Für die Evaluation eines derartigen Therapiesystems ist erforderlich: 

  • ein fundierter Brückenschlag zwischen dem wissenschaftlichen Gedankengebäude der herkömmlichen Naturwissenschaft und dem der Anthroposophischen Medizin (siehe 6. Basisforschung in Wissenschaft und Philosophie)
  • die Entwicklung der Methodologie des Einzelfall-Kausalerkennens (siehe den obigen Abschnitt zur ärztlichen Expertise).
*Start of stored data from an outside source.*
template <int BN, bool PRESPLIT, bool SINGLE>
__global__ void __launch_bounds__(NUM_THREADS, 1) gemm_wgmma_kernel(const __grid_constant__ Params P) {
  static_assert(!(PRESPLIT && SINGLE), "the pre-split operands are for the 3xTF32 products");
  using C = Cfg<BN>;
  constexpr int BK = C::BK;
  constexpr int MODE = SINGLE ? 1 : PRESPLIT ? 2 : 0;
  constexpr bool HAS_IMG = BN == IMG_ROWS && BK == IMG_BK && !PRESPLIT && !SINGLE;
  extern __shared__ __align__(128) uint8_t smem[];
  __shared__ int s_tile;
  __shared__ __align__(8) uint64_t s_bar[IMG_STAGES];
  const int tid = threadIdx.x, lane = tid & 31, wgi = tid >> 7, wq = (tid >> 5) & 3;
  const uint32_t sbase = (uint32_t)__cvta_generic_to_shared(smem);
  const uint32_t bar0 = (uint32_t)__cvta_generic_to_shared(s_bar);
  const bool dyn = P.sched != nullptr;
  int ring = 0;
  if constexpr (HAS_IMG) {
    if (tid == 0) {
#pragma unroll
      for (int s = 0; s < IMG_STAGES; ++s) mbar_init(bar0 + 8 * s, 1);
      mbar_init_fence();
    }
    __syncthreads();
  }

  for (int it = 0;; ++it) {
    int t;
    if (dyn) {
      if (tid == 0) s_tile = (int)atomicAdd(P.sched, 1u);
      __syncthreads();
      t = s_tile;
      __syncthreads();
    } else {
      t = blockIdx.x + it * gridDim.x;
    }
    if (t >= P.total_tiles) break;
    int gi = 0;
#pragma unroll 1
    while (gi + 1 < P.count && t >= P.p[gi].tile_begin + P.p[gi].tile_count) ++gi;
    const Prob& q = P.p[gi];
    const int tl = t - q.tile_begin;
    const int ni = tl % q.tiles_n, rr = tl / q.tiles_n, mi = rr % q.tiles_m, z = rr / q.tiles_m;
    const int m0 = mi * BM, n0 = ni * BN;
    const int kb_begin = z * q.kb_per;
    const int nkb = max(0, min(q.kb_total, kb_begin + q.kb_per) - kb_begin);
    if (nkb == 0) continue;
    const bool ak = q.a_k != 0, bk = q.b_k != 0;

    float acc[BN / 2];
#pragma unroll
    for (int j = 0; j < BN / 2; ++j) acc[j] = 0.f;
    bool staged = true;
    if constexpr (HAS_IMG) {
      if (q.B_img != nullptr) {
        staged = false;
        const int r = m0 + wgi * 64 + wq * 16 + (lane >> 2), c = lane & 3;
        const bool ok0 = r < q.M, ok1 = r + 8 < q.M;
        const float* arow0 = q.A + (long long)(ok0 ? r : 0) * q.lda + c;
        const float* arow1 = q.A + (long long)(ok1 ? r + 8 : 0) * q.lda + c;
        float ar[16];
        auto load_a = [&](int j) {
          const int k0 = (kb_begin + j) * BK;
          const bool full = k0 + BK <= q.K;
#pragma unroll
          for (int e = 0; e < 16; ++e) {
            const int k = k0 + 8 * (e >> 2) + 4 * ((e >> 1) & 1);
            const bool ok = ((e & 1) ? ok1 : ok0) && (full || k + c < q.K);
            ar[e] = ok ? ((e & 1) ? arow1 : arow0)[k] : 0.f;
          }
        };
        uint32_t ah[2][BK / 8][4], al[2][SINGLE ? 1 : BK / 8][4];
        constexpr uint32_t B_BYTES = (SINGLE ? 1 : 2) * IMG_HALF * 4, SLOT = 2 * IMG_HALF * 4;
        const float* img = q.B_img + (long long)ni * q.kb_total * IMG_BLOCK;
        auto issue = [&](int j) {
          const int s = (ring + j) % IMG_STAGES;
          mbar_expect_tx(bar0 + 8 * s, B_BYTES);
          bulk_g2s(sbase + s * SLOT, img + (long long)(kb_begin + j) * IMG_BLOCK, B_BYTES, bar0 + 8 * s);
// ... 38 lines not shown
          if (tid == 0 && j >= 1 && j - 1 + IMG_STAGES < nkb) issue(j - 1 + IMG_STAGES);
        };
#pragma unroll 1
        for (int j = 0; j < nkb; j += 2) {
          step(j, std::integral_constant<int, 0>());
          if (j + 1 < nkb) step(j + 1, std::integral_constant<int, 1>());
        }
        wgmma_wait<0>();
        ring += nkb;
      }
    }
    if (staged) {
      struct Regs { float a[C::A_PER], b[C::B_PER], a_lo[PRESPLIT ? C::A_PER : 1], b_lo[PRESPLIT ? C::B_PER : 1]; };
      Regs v;
      auto load = [&](int j) {
        const int k0 = (kb_begin + j) * BK;
        load_op<BM, BK>(v.a, q.A, q.lda, ak, m0, q.M, k0, q.K, tid);
        load_op<BN, BK>(v.b, q.B, q.ldb, bk, n0, q.N, k0, q.K, tid);
        if constexpr (PRESPLIT) {
          load_op<BM, BK>(v.a_lo, q.A_lo, q.lda, ak, m0, q.M, k0, q.K, tid);
          load_op<BN, BK>(v.b_lo, q.B_lo, q.ldb, bk, n0, q.N, k0, q.K, tid);
        }
      };
      auto stage = [&](int j) { return sbase + (uint32_t)((j % C::STAGES) * C::STAGE); };
      auto store = [&](int j) {
        const uint32_t s = stage(j);
        if constexpr (PRESPLIT) {
          store_op<BM, BK, C::A_PER, MODE>(v.a, v.a_lo, s, s + C::A_TILE, ak, tid);
          store_op<BN, BK, C::B_PER, MODE>(v.b, v.b_lo, s + 2 * C::A_TILE, s + 2 * C::A_TILE + C::B_TILE, bk, tid);
        } else {
          store_op<BM, BK, C::A_PER, MODE>(v.a, v.a, s, s + C::A_TILE, ak, tid);
          store_op<BN, BK, C::B_PER, MODE>(v.b, v.b, s + 2 * C::A_TILE, s + 2 * C::A_TILE + C::B_TILE, bk, tid);
        }
        fence_async_smem();
      };
      auto mma = [&](int j) {
        const uint32_t s = stage(j);
        const uint32_t a_hi = s + (uint32_t)(wgi * 8 * C::SBO), a_lo = a_hi + C::A_TILE;
        const uint32_t b_hi = s + 2 * C::A_TILE, b_lo = b_hi + C::B_TILE;
        wgmma_fence();
  #pragma unroll
        for (int kk = 0; kk < BK / 8; ++kk) {
          const uint32_t o = (uint32_t)kk * 256u;
          const uint64_t dAh = smem_desc(a_hi + o, 128, C::SBO), dBh = smem_desc(b_hi + o, 128, C::SBO);
          if constexpr (!SINGLE) {
            wgmma_tf32<BN>(acc, smem_desc(a_lo + o, 128, C::SBO), dBh);
            wgmma_tf32<BN>(acc, dAh, smem_desc(b_lo + o, 128, C::SBO));
          }
          wgmma_tf32<BN>(acc, dAh, dBh);
        }
        wgmma_commit();
      };
      load(0);
      store(0);
      if (nkb > 1) load(1);
      __syncthreads();
  #pragma unroll 1
      for (int j = 0; j < nkb; ++j) {
        mma(j);
        if (j + 1 < nkb) store(j + 1);
        if (j + 2 < nkb) load(j + 2);
        wgmma_wait<1>();
        __syncthreads();
      }
      wgmma_wait<0>();
    }
    __syncthreads();

    const bool ordered = q.turn != nullptr;
    volatile unsigned int* turn = ordered ? q.turn + mi * q.tiles_n + ni : nullptr;
    if (ordered) {
      if (tid == 0) {
        while (*turn != (unsigned)(q.turn_first + z)) __nanosleep(64);
        __threadfence();
      }
      __syncthreads();
    }
    const int act = q.act;
    const float* bias = (q.bias && z == 0) ? q.bias : nullptr;
#pragma unroll
    for (int h = 0; h < 2; ++h) {
      const int m = m0 + wgi * 64 + wq * 16 + (lane >> 2) + 8 * h;
      const bool row_ok = m < q.M;
      float* crow = q.C + (long long)m * q.ldc;
      float* arow = (q.aux && act < PHC_ACT_RELU_BITS && row_ok) ? q.aux + (long long)m * q.ldaux : nullptr;
      uint32_t* brow = (q.aux && act >= PHC_ACT_RELU_BITS && row_ok) ? reinterpret_cast<uint32_t*>(q.aux) + (long long)m * q.ldaux : nullptr;
#pragma unroll
      for (int qc = 0; qc < BN / 32; ++qc) {
        const int nb = n0 + 32 * qc;
        if (nb >= q.N) break;
        const uint32_t mbits = (act == PHC_ACT_MASK_BITS && brow) ? brow[nb >> 5] : 0u;
        uint32_t bits = 0;
#pragma unroll
        for (int jj = 0; jj < 4; ++jj) {
          const int j = 4 * qc + jj;
          const int nl = 8 * jj + 2 * (lane & 3);
          float v[2];
#pragma unroll
          for (int c = 0; c < 2; ++c) {
            const int n = nb + nl + c;
            float x = q.alpha * acc[4 * j + 2 * h + c];
            if (bias && n < q.N) x += bias[n];
            if (act == PHC_ACT_RELU || act == PHC_ACT_RELU_BITS) x = fmaxf(x, 0.f);
            if (act == PHC_ACT_RELU_BITS) bits |= (x > 0.f ? 1u : 0u) << (nl + c);
            else if (act == PHC_ACT_MASK_BITS) x = ((mbits >> (nl + c)) & 1u) ? x : 0.f;
            else if (arow && n < q.N) {
              if (act == PHC_ACT_SILU) { arow[n] = x; x = silu_f(x); }
              else if (act == PHC_ACT_SILU_BWD) x *= silu_grad_f(arow[n]);
              else x = arow[n] > 0.f ? x : 0.f;
            } else if (act == PHC_ACT_SILU) {
              x = silu_f(x);
            }
            v[c] = x;
          }
          if (!row_ok) continue;
          const int n = nb + nl;
          if (ordered) {
            if (n < q.N) crow[n] = __ldcg(crow + n) + v[0];
            if (n + 1 < q.N) crow[n + 1] = __ldcg(crow + n + 1) + v[1];
          } else if (q.accumulate) {
            if (n < q.N) atomicAdd(crow + n, v[0]);
            if (n + 1 < q.N) atomicAdd(crow + n + 1, v[1]);
          } else if (n + 1 < q.N) {
            *reinterpret_cast<float2*>(crow + n) = make_float2(v[0], v[1]);
          } else if (n < q.N) {
            crow[n] = v[0];
          }
          if (PRESPLIT && q.C_hi) {
            float h0, l0, h1, l1;
            split_rna(v[0], h0, l0); split_rna(v[1], h1, l1);
            if (n < q.N) { q.C_hi[(long long)m * q.ldc + n] = h0; q.C_lo[(long long)m * q.ldc + n] = l0; }
            if (n + 1 < q.N) { q.C_hi[(long long)m * q.ldc + n + 1] = h1; q.C_lo[(long long)m * q.ldc + n + 1] = l1; }
          }
        }
        if (act == PHC_ACT_RELU_BITS) {
          bits |= __shfl_xor_sync(0xffffffffu, bits, 1);
          bits |= __shfl_xor_sync(0xffffffffu, bits, 2);
          if (brow && (lane & 3) == 0) brow[nb >> 5] = bits;
        }
      }
    }
    if (ordered) {
// ... 46 lines not shown
        v[e] = (n < J.N && k + e < J.K) ? (J.b_k ? J.B[(long long)n * J.ldb + k + e] : J.B[(long long)(k + e) * J.ldb + n]) : 0.f;
      hi[c] = make_float4(trunc_hi(v[0]), trunc_hi(v[1]), trunc_hi(v[2]), trunc_hi(v[3]));
      lo[c] = make_float4(split_lo(v[0]), split_lo(v[1]), split_lo(v[2]), split_lo(v[3]));
    }
  }
}
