@@ -47,9 +50,14 @@
     if ((r = dev_alloc(&ctx->plan.ticket, 2))) return r;
     if ((r = dev_alloc(&ctx->plan.mode, sizeof(fws_plan_mode) / 8))) return r;
     if ((r = dev_alloc(&ctx->plan.tx_seam, 4 * (2 * frames + 2)))) return r;
+    if ((r = dev_alloc(&ctx->plan.addr_tab, 2 * (units + 2)))) return r;
+    if ((r = dev_alloc(&ctx->plan.addr_next, frames + 2))) return r;
+    if ((r = dev_alloc(&ctx->plan.addr_blk, 2 * (frames / 8 + 2)))) return r;
     if ((r = fws_hip_status(hipMemset(ctx->plan.status, 0, (frames / 8 + 2) * 8)))) return r;
     if ((r = fws_hip_status(hipMemset(ctx->plan.ticket, 0, 8)))) return r;
     if ((r = fws_hip_status(hipMemset(ctx->plan.mode, 0, sizeof(fws_plan_mode))))) return r;
+    if ((r = fws_hip_status(hipMemset(ctx->plan.addr_tab, 0, 2 * (units + 2) * 8)))) return r;
+    if ((r = fws_hip_status(hipMemset(ctx->plan.addr_blk, 0, 2 * (frames / 8 + 2) * 8)))) return r;
     ctx->plan.status_cap = frames / 8 + 2;
     ctx->plan.epoch = 0;
     ctx->cap_frames = frames;
@@ -103,6 +111,12 @@
 __attribute__((visibility("default"))) int fws_internal_plan_mode(fws_gpu_ctx *ctx, uint64_t *out5) {
     if (!ctx || !out5 || !ctx->plan.mode) return FWS_ERR_INVALID;
     return fws_hip_status(hipMemcpy(out5, ctx->plan.mode, 5 * 8, hipMemcpyDeviceToHost));
+}
+
+__attribute__((visibility("default"))) int fws_internal_plan_mode8(fws_gpu_ctx *ctx, uint64_t *out8) {
+    if (!ctx || !out8 || !ctx->plan.mode) return FWS_ERR_INVALID;
+    static_assert(sizeof(fws_plan_mode) == 8 * 8, "fws_plan_mode: 8 words");
+    return fws_hip_status(hipMemcpy(out8, ctx->plan.mode, sizeof(fws_plan_mode), hipMemcpyDeviceToHost));
 }
 
 __attribute__((visibility("default"))) int fws_internal_decode_parse(fws_gpu_ctx *ctx, const void *dev_wire,
diff --git a/flashws_amd/csrc/fws_internal.h b/flashws_amd/csrc/fws_internal.h
--- a/flashws_amd/csrc/fws_internal.h
+++ b/flashws_amd/csrc/fws_internal.h
@@ -85,6 +85,9 @@
     uint32_t *ticket = nullptr;
     uint64_t *mode = nullptr;
     uint32_t *tx_seam = nullptr;
+    uint64_t *addr_tab = nullptr;
+    uint32_t *addr_next = nullptr;
+    uint64_t *addr_blk = nullptr;
     uint64_t status_cap = 0;
     uint32_t epoch = 0;
     uint64_t unit_cap = 0;
@@ -96,7 +99,9 @@
     uint64_t first_po;
     uint64_t last_pe;
     uint64_t n_units;
-    uint64_t pad[3];
+    uint64_t addr_space;
+    uint64_t min_po;
+    uint64_t max_pe;
 };
 
 struct fws_node_res {
diff --git a/flashws_amd/csrc/outplan_kernels.hip b/flashws_amd/csrc/outplan_kernels.hip
--- a/flashws_amd/csrc/outplan_kernels.hip
+++ b/flashws_amd/csrc/outplan_kernels.hip
@@ -17,6 +17,8 @@
     if (++ws.epoch > 0xFFFFu) {
         int r = fws_hip_status(hipMemsetAsync(ws.status, 0, ws.status_cap * 8, s));
         if (r) return r;
+        if (ws.addr_tab && (r = fws_hip_status(hipMemsetAsync(ws.addr_tab, 0, 2 * ws.unit_cap * 8, s)))) return r;
+        if (ws.addr_blk && (r = fws_hip_status(hipMemsetAsync(ws.addr_blk, 0, 2 * ws.status_cap * 8, s)))) return r;
         ws.epoch = 1;
     }
     return 0;
diff --git a/flashws_amd/csrc/plan_common.h b/flashws_amd/csrc/plan_common.h
--- a/flashws_amd/csrc/plan_common.h
+++ b/flashws_amd/csrc/plan_common.h
@@ -34,7 +34,7 @@
 }
 
 __device__ __forceinline__ uint64_t block_lookback(uint64_t *status, uint32_t blk, uint64_t agg, bool flag,
-                                                   uint32_t epoch, bool *all_flag) {
+                                                   uint32_t epoch, bool *all_flag, bool *prev_flag = nullptr) {
     __shared__ uint32_t s_pstop[kBlock / kWave];
     __shared__ uint64_t s_lsum[kBlock / kWave];
     __shared__ uint32_t s_lbad[kBlock / kWave];
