# winddori2002/DEX-TTS

Hardware: AMD Instinct MI355X
Metric: mel-frames/s at n_timesteps=50, 80-ch mel (sampler only); RTF (higher is better)
Workload: dtype bf16; 1 GPU; gedex_b1: gedex_lj B=1/GPU T=512 n_timesteps=50 (BASELINE.json configs[1]); global_batch=1, frames=512, hipgraph=False, parallelism=1 GPU

## Files before the change

dex_tts_amd/csrc/conv3x3_bf16.hip:

```cpp
#include "kernels.h"
#include <cstdlib>
#include <cstdio>
#include "lp_util.h"
#include "kernels_lp.h"
#include "conv_gn.h"

namespace dex {
namespace DEX_LP_NS {

typedef float f32x16 __attribute__((ext_vector_type(16)));
typedef unsigned short u16;
typedef unsigned u32x4 __attribute__((ext_vector_type(4)));

__device__ __forceinline__ float cv_mish(float x) {
    const float e = __expf(fminf(x, 20.f));
    const float n = e * (e + 2.f);
    return x * (n * __builtin_amdgcn_rcpf(n + 2.f));
}

template <int NT, int COUT>
__device__ __forceinline__ void cv_epilogue(const Conv3P& p, f32x16 (&acc)[NT], int b, int ho, int w0, int nbase, int lane, int tid,
                                            long long* gnred) {
    const int i = lane & 31, hh = lane >> 5;
    constexpr int cpg = COUT / 8;
    if (p.gn_stats) { if (tid < 16) gnred[tid] = 0; __syncthreads(); }
    const bool full = ho < p.H && w0 + 32 <= p.W;
    const long ybase = (long)b * p.H * p.W * COUT + ((long)ho * p.W + w0 + 4 * hh) * COUT + nbase + i;
    float* yl = p.Y + ybase;
    u16* yh = reinterpret_cast<u16*>(p.Y) + ybase;
    const bool yb = p.y_bf16 != 0;
#pragma unroll
    for (int t = 0; t < NT; ++t) {
        const int n = nbase + t * 32 + i;
        const float bias = p.bias[n];
        float gs = 0.f, gss = 0.f;
        if (full && yb) {
            const bool odd = (lane & 1) != 0;
            u16* yp = yh + (odd ? 16 * COUT - 1 : 0) + t * 32;
#pragma unroll
            for (int r = 0; r < 16; ++r) { const float v = acc[t][r] + bias; gs += v; gss = fmaf(v, v, gss); }
#pragma unroll
            for (int j = 0; j < 8; ++j) {
                const float lo_r = acc[t][j] + bias, hi_r = acc[t][8 + j] + bias;
                const float recv = lane_xor1(odd ? lo_r : hi_r);
                const float mine = odd ? hi_r : lo_r;
                const unsigned pk = odd ? pack2_lp(recv, mine) : pack2_lp(mine, recv);
                *reinterpret_cast<unsigned*>(yp + ((j & 3) + 8 * (j >> 2)) * COUT) = pk;
            }
        } else if (full) {
            const bool odd = (lane & 1) != 0;
            float* yp = yl + (odd ? 16 * COUT - 1 : 0) + t * 32;
#pragma unroll
            for (int r = 0; r < 16; ++r) { const float v = acc[t][r] + bias; gs += v; gss = fmaf(v, v, gss); }
#pragma unroll
            for (int j = 0; j < 8; ++j) {
                const float lo_r = acc[t][j] + bias, hi_r = acc[t][8 + j] + bias;
                const float recv = lane_xor1(odd ? lo_r : hi_r);
                const float mine = odd ? hi_r : lo_r;
                *reinterpret_cast<float2*>(yp + ((j & 3) + 8 * (j >> 2)) * COUT) = odd ? make_float2(recv, mine) : make_float2(mine, recv);
            }
        } else {
#pragma unroll
            for (int r = 0; r < 16; ++r) {
                const int wo = w0 + (r & 3) + 8 * (r >> 2) + 4 * hh;
                const bool ok = ho < p.H && wo < p.W;
                const float v = acc[t][r] + bias;
                const float vs = ok ? v : 0.f;
                gs += vs; gss = fmaf(vs, vs, gss);
                if (ok) {
                    if (yb) yh[((r & 3) + 8 * (r >> 2)) * COUT + t * 32] = lp_bits(v);
                    else yl[((r & 3) + 8 * (r >> 2)) * COUT + t * 32] = v;
                }
            }
        }
        if (p.gn_stats) {
            for (int o = 1; o < cpg; o <<= 1) { gs += __shfl_xor(gs, o); gss += __shfl_xor(gss, o); }
            gs += __shfl_xor(gs, 32); gss += __shfl_xor(gss, 32);
            if (hh == 0 && (i & (cpg - 1)) == 0) {
                const double inv_n = 1.0 / ((double)p.H * p.W * cpg);
                gn_add(&gnred[(n / cpg) * 2], gn_fix(gs, inv_n)); gn_add(&gnred[(n / cpg) * 2 + 1], gn_fix(gss, inv_n));
            }
        }
    }
    if (p.gn_stats) {
        __syncthreads();
        if (tid < 16) {
            const long long v = gnred[tid];
            if (v != 0) {
                const int slot = (blockIdx.x + blockIdx.y * gridDim.x) % GN_SLOTS;
                gn_add(p.gn_stats + (((long)b * 8 + (tid >> 1)) * GN_SLOTS + slot) * 2 + (tid & 1), v);
            }
        }
    }
}
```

  • die Entwicklung eines Methodenspektrums der klinischen Forschung, das von der Globalevaluation des gesamten Systems über exemplarische oder repräsentative Evaluationen von standardisierten Einzeltherapien bis zu Evaluationen an Einzelpatienten reicht, und das dabei das Methodologische Spektrum vom randomised controlled trial (RCT) bis zum therapeutic causality report (TCR) umspannt. Nötig ist eine integrative Evaluation unter Einbezug verschiedenster klinischer Forschungsmethoden (1-3): 
  1. Kienle GS, Ben-Arye E, Berger B, Cuadrado Nahum C, Falkenberg T, Gabor K, Kiene H, Martin D, Wolf U, Szöke H: Contributing to global health – development of a consensus-based whole systems research strategy for anthroposophic medicine. Evidence-Based Complementary and Alternative Medicine, Volume 2019, Article ID 3706143, DOI: 10.1155/2019/3706143
  2. Kienle GS, Hamre HJ, Kiene H. Integrative evaluation of whole medical system and person-centered care. P 23-4. In: Kienle GS, Hamre HJ, Kiene H, Ostermann T, Anderle L, Naussner N, Schuster R. Methodological aspects of integrative and person-oriented health care evaluation. Complement Med Res 2017;24(suppl 1):23–8. DOI: 10.1159/000460511  
  3. Kienle GS, Albonico H-U, Fischer L, Frei-Erb M, Hamre HJ, Heusser P, Matthiessen PF, Renfer A, Kiene H. Complementary therapy systems and their integrative evaluation. Explore: The Journal of Science and Healing 2011;7(3):175-87. Abstract (PubMed)   Volltext (PDF)   Volltext (HTML)

Im IFAEMM wurden methodologische Entwicklungsbeiträge zu all diesen Punkten der Gesamtevaluation geleistet. Dies wird in den folgenden Kapiteln an konkreten Evaluationsbeispielen dargestellt.